FIELD: information technologies. ^ SUBSTANCE: device for processing of navigation signals of GLONASS, GPS and GALILEO may be used in receivers of navigation signals of GLONASS, GPS and GALILEO. The device circuit comprises a subcarrier generator, additional multipliers and integrators, two summators, and also a calculator, which are connected in a certain manner. ^ EFFECT: provision of the possibility to receive new navigation signals, which have a modulation subcarrier, apart from ranging codes, by removal of this modulation from a received signal. ^ 2 cl, 1 dwg

Description

The invention relates to electronics and can be used in receivers of navigation signals GPS, GLONASS or GALILEO.

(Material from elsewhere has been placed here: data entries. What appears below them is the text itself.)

def lib() -> C.CDLL:
    global _lib
    if _lib is None:
        if not os.path.exists(LIB_PATH):
            raise RuntimeError(f"{LIB_PATH} is missing: the HIP extension must be built (see __graft_entry__.build); "
                               "there is no CPU fallback for the product path")
        L = C.CDLL(LIB_PATH)
        L.t2_last_error.restype = C.c_char_p
        if L.t2_version() != ABI_VERSION:
            raise RuntimeError(f"{LIB_PATH} speaks ABI version {L.t2_version()}, this binding {ABI_VERSION}: rebuild the library "
                               "(the argument structs differ in size between versions)")
        L.t2_chain_status.argtypes = [C.POINTER(C.c_uint32)]
        L.t2_debug_report_abort.argtypes = [C.c_uint32, C.c_void_p]
        L.t2_debug_occupy.argtypes = [C.c_int, C.c_int, C.c_void_p]
        L.t2_gemm.argtypes = [C.c_void_p, C.c_void_p, C.c_void_p, C.c_int, C.c_int, C.c_int, C.c_long, C.c_long, C.c_long,
                              C.c_long, C.c_long, C.c_void_p, C.c_int, C.c_float, C.c_float, C.c_void_p, C.c_size_t,
                              C.c_int, C.c_void_p]
        L.t2_rng_keep_mask.argtypes = [C.c_uint64, C.c_uint32, C.c_uint32, C.c_float, C.c_void_p, C.c_void_p]
        L.t2_rng_normal.argtypes = [C.c_uint64, C.c_uint32, C.c_uint32, C.c_void_p, C.c_void_p]
        L.t2_decoder_layout_query.argtypes = [C.POINTER(Dims), C.c_int, C.c_int, C.c_int, C.c_int, C.POINTER(DecoderLayout)]
        L.t2_decoder_forward.argtypes = [C.POINTER(Dims), C.POINTER(DecoderWeights), C.POINTER(DecoderFwdArgs), C.c_void_p]
        L.t2_decoder_infer.argtypes = [C.POINTER(Dims), C.POINTER(DecoderWeights), C.POINTER(DecoderInferArgs), C.c_void_p]
        L.t2_decoder_bwd_layout_query.argtypes = [C.POINTER(Dims), C.c_int, C.c_int, C.c_int, C.c_int, C.POINTER(DecoderBwdLayout)]
        L.t2_decoder_backward.argtypes = [C.POINTER(Dims), C.POINTER(DecoderWeights), C.POINTER(DecoderGrads),
                                          C.POINTER(DecoderBwdArgs), C.c_void_p]
        L.t2_conv_bn_forward.argtypes = [C.POINTER(ConvBnArgs), C.c_void_p]
        L.t2_conv_bn_backward.argtypes = [C.POINTER(ConvBnBwdArgs), C.c_void_p]
        L.t2_embedding_forward.argtypes = [C.c_void_p, C.c_void_p, C.c_void_p, C.c_int, C.c_int, C.c_void_p]
        L.t2_embedding_backward.argtypes = [C.c_void_p, C.c_void_p, C.c_void_p, C.c_int, C.c_int, C.c_int, C.c_void_p]
        L.t2_lstm_seq_forward.argtypes = [C.POINTER(LstmSeqArgs), C.c_void_p]
        L.t2_lstm_seq_backward.argtypes = [C.POINTER(LstmSeqBwdArgs), C.c_void_p]
        L.t2_lstm_seq_chain_ws_floats.argtypes, L.t2_lstm_seq_chain_ws_floats.restype = [C.c_int, C.c_int, C.c_int, C.c_int], C.c_size_t
        L.t2_gemm_ex.argtypes = [C.POINTER(GemmArgs), C.c_void_p]
        L.t2_prof_gemm.argtypes = [C.POINTER(GemmArgs), C.c_int, C.POINTER(C.c_float), C.POINTER(C.c_float), C.c_void_p]
        L.t2_gemm_plan.argtypes = [C.POINTER(GemmArgs), C.POINTER(GemmPlanOpts), C.POINTER(GemmPlanInfo)]
        L.t2_conv_handoff_plan.argtypes = [C.POINTER(GemmArgs), C.POINTER(GemmPlanOpts), C.POINTER(C.c_int), C.POINTER(GemmPlanInfo)]
        L.t2_colsum.argtypes = [C.c_void_p, C.c_long, C.c_int, C.c_int, C.c_void_p, C.c_void_p, C.c_void_p]
        L.t2_mask_btc.argtypes = [C.c_void_p, C.c_int, C.c_int, C.c_int, C.c_void_p, C.c_float, C.c_void_p]
        L.t2_prof_enable.argtypes = [C.c_int]
        L.t2_gemm_counts.argtypes = [C.POINTER(C.c_uint64), C.c_int]
        L.t2_set_split_steps.argtypes = [C.c_int]
        L.t2_step_counts.argtypes = [C.POINTER(C.c_uint64), C.c_int]
        L.t2_bn_fuse_counts.argtypes = [C.POINTER(C.c_uint64), C.c_int]
        L.t2_defer_counts.argtypes = [C.POINTER(C.c_uint64), C.c_int]
        L.t2_set_gemm_split_min_mflop.argtypes = [C.c_int]
        L.t2_prof_collect.argtypes = [C.c_int, C.POINTER(C.c_double), C.POINTER(C.c_int)]
        L.t2_finalize_bct.argtypes = [C.c_void_p, C.c_void_p, C.c_int, C.c_int, C.c_int, C.c_void_p, C.c_float, C.c_void_p]
        L.t2_mask_bt.argtypes = [C.c_void_p, C.c_int, C.c_int, C.c_void_p, C.c_float, C.c_void_p]
        L.t2_softdtw_plan.argtypes = [C.c_int, C.c_int, C.c_int, C.c_float, C.c_int, C.POINTER(SoftDtwPlanInfo)]
        L.t2_softdtw_dist.argtypes = [C.POINTER(SoftDtwDistArgs), C.c_void_p]
        L.t2_softdtw_forward.argtypes = [C.POINTER(SoftDtwFwdArgs), C.c_void_p]
        L.t2_softdtw_backward.argtypes = [C.POINTER(SoftDtwBwdArgs), C.c_void_p]
        L.t2_softdtw_dist_backward.argtypes = [C.POINTER(SoftDtwDistBwdArgs), C.c_void_p]
        L.t2_hifigan_plan.argtypes = [C.POINTER(HifiganConfig), C.c_int, C.c_int, C.POINTER(HifiganPlanInfo)]
        L.t2_hifigan_pack.argtypes = [C.POINTER(HifiganConfig), C.POINTER(C.c_void_p), C.POINTER(C.c_void_p), C.c_int, C.c_void_p, C.c_void_p]
        L.t2_hifigan_forward.argtypes = [C.POINTER(HifiganConfig), C.POINTER(HifiganFwdArgs), C.c_void_p]
# ... 224 lines not shown
    out = (C.c_uint64 * 6)()
    check(lib().t2_step_counts(out, int(bool(reset))))
    return tuple(int(v) for v in out)


def gemm_plan(args: GemmArgs, **opts) -> dict:
    o, info = GemmPlanOpts(**opts), GemmPlanInfo()
    check(lib().t2_gemm_plan(C.byref(args), C.byref(o), C.byref(info)))
    return dict(kernel=info.kernel, name=info.name.decode(), split=bool(info.split), splitk=info.splitk, kchunks=info.kchunks,
                a_src=info.a_src, b_src=info.b_src, stage_bytes_a=info.stage_bytes_a, stage_bytes_b=info.stage_bytes_b)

A device for searching for navigation signals, comprising multipliers of the input signal with sine and cosine components of a frequency-controlled reference generator, the outputs of which are connected to a multi-channel correlator for each quadrature, respectively, the outputs of the correlators are connected to coherent drives, the outputs of the coherent drives for two quadratures of each individual correlator are connected to envelope calculation unit, the outputs of which are connected to a deciding device with a set comparison threshold [1 ].

There is also a device for searching for navigation signals, selected as a prototype, containing, for each quadrature, an input signal multiplier with a reference signal of a frequency-controlled oscillator, the output of which is connected to a preliminary adder, the accumulation interval of which is determined by the code clock frequency, a multi-channel correlator of a ranging pseudo-noise code, the outputs of which in each unit are connected to the corresponding inputs of the first and second random access memory (RAM), the adder with the image communication, the second input and output of which is connected to the third RAM, an additional accumulated sum converter for each quadrature is introduced, the first input of which is connected to the output of the preliminary adder, the second input is installation, and the output is connected to the input of a multi-channel correlator, the outputs of which correspond to each individual correlator for each quadrature, connected to the corresponding inputs of the first and second RAM and parallel connected to the input of the series-connected first and second elements the costs, the outputs of which are connected to the corresponding inputs of the first and second RAM in each quadrature, the first and second outputs of which in each unit are connected respectively to the first, second, third and fourth inputs of the first quadrature filter, the second and third outputs of the first and second RAM, respectively, for each quadrature are connected respectively to the first, second, third and fourth inputs of the second quadrature filter, the outputs of which are respectively connected to the first and second input of the maximum determinant, the output of which connected to the input of the adder with feedback, the output of the third RAM is connected to the stack memory at the “K” position, the output of which is connected to the input of the resolving device, the output of which is the output of the navigation signal search device [2].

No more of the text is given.